Kondamreddy is also one of two University of Waterloo entrepreneurs to share in a $60,000 Scientists and Engineers in Business fellowship, a University of Waterloo program supported by the Federal Economic Development Agency for promising entrepreneurs who want to commercialize their innovations.

The other fellowship recipient is Waterloo Engineering graduate Raqib Omer, who has developed an automated salt logging and tracking system, called the Smart Scale. Designed for the winter maintenance industry, the Smart Scale accurately logs where and how much salt is dispensed by road maintenance vehicles using specially designed hardware wirelessly paired with any GPS-enabled smart phone.
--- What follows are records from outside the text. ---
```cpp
hipError_t lp_launch_window(const LpBatchDev &bd, int T, int EPT, size_t lds, int iter_start, int iter_end, int l2f,
                            hipStream_t s, bool direct, bool log) {
    if (log) {
        if (direct || !lp_log_supported(T, EPT) || bd.logbuf == nullptr) return hipErrorInvalidConfiguration;
#define CALL_LOG(EE, RR, CCC, HHH)                                                                             \
    {                                                                                                          \
        auto kfn = lp_window_kernel<512, EE, LP_UNPAREN RR, LP_UNPAREN CCC, LP_UNPAREN HHH, false, true>;      \
        hipError_t e = hipFuncSetAttribute((const void *)kfn, hipFuncAttributeMaxDynamicSharedMemorySize, (int)lds); \
        if (e != hipSuccess) return e;                                                                         \
        hipLaunchKernelGGL(kfn, dim3(bd.B), dim3(512), lds, s, bd, iter_start, iter_end, l2f);                 \
    }
        if (EPT == 1) CALL_LOG(1, (Caps<12>), (Caps<12>), (Caps<8>))
        else if (EPT == 2) CALL_LOG(2, (Caps<12, 12>), (Caps<12, 8>), (Caps<8, 4>))
        else CALL_LOG(4, (Caps<12, 8, 8, 8>), (Caps<12, 8, 8, 8>), (Caps<8, 4, 4, 4>))
#undef CALL_LOG
        return hipGetLastError();
    }
// ... 32 lines not shown
```

Measured before the change: 8.068 million.

## Add lazy stop tests, dead-lane zeroing, low-half reductions and mean prefix in LP kernel

Several independent micro-optimizations are added to the 512-thread, EPT=1 fused LP window kernel. Convergence and objective-std tests compare squared quantities against the squared threshold with a safety margin, deferring the sqrt/div work and computing exact values only at exit. Dead lanes are zeroed once so the PCG loop can drop per-element live predicates. Wave reductions feed undefined values into the unused swap half to save moves. The history mean is partially precomputed before the block reduction. Together these trim ALU and latency on the critical per-iteration path, at the cost of more code-path complexity and reliance on the margin-based inequality being conservative.

```diff
diff --git a/accelerated-lpbox-admm_amd/csrc/lpbox_dev_common.h b/accelerated-lpbox-admm_amd/csrc/lpbox_dev_common.h
--- a/accelerated-lpbox-admm_amd/csrc/lpbox_dev_common.h
+++ b/accelerated-lpbox-admm_amd/csrc/lpbox_dev_common.h
@@ -27,6 +27,15 @@
 };
 template <typename SWAP>
 __device__ __forceinline__ double pair_step(double a, double b) { double r0, r1; SWAP::run(a, b, r0, r1); return r0 + r1; }
+
+__device__ __forceinline__ double undefined_f64() {
+    int lo, hi;
+    asm volatile("" : "=v"(lo));
+    asm volatile("" : "=v"(hi));
+    return __hiloint2double(hi, lo);
+}
+template <typename SWAP>
+__device__ __forceinline__ double pair_step_low(double a) { double r0, r1; SWAP::run(a, undefined_f64(), r0, r1); return r0 + r1; }
 
 __device__ __forceinline__ double row_allreduce(double v) {
     v = v + dpp_mov<0xB1>(v);
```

Raqib Omer, a Waterloo Engineering graduate, developed Smart Scale which uses exclusive hardware wirelessly paired with GPS-enabled smart phones to track the location of a maintenance vehicle and amount of salt dispensed, and logs the information on a cloud-based system in real time. (CNW Group/University of Waterloo).

To date, more than 20 winter maintenance contractors in Canada and the U.S. currently use Smart Scale. One of those 20, Ayr, Ontario-based Urban Meadows Property Maintenance Group, has installed the salt tracking device on all four of its trucks, which service 75 properties in Cambridge and Ayr.

“We’re now able to accurately monitor salt usage, prevent excessive material use, keep bullet-proof records of our work and job-cost a lot better,” said Urban Meadows owner, William Jordan. “The real-time tracking of salt has helped us use up to 30 per cent less salt.”

Jordan, who is also chair of the snow and ice committee management sector for the horticultural trade association, Landscape Ontario, says he quickly jumped on board with Omer’s research and would like to see Smart Scale change the way salt is applied across Ontario.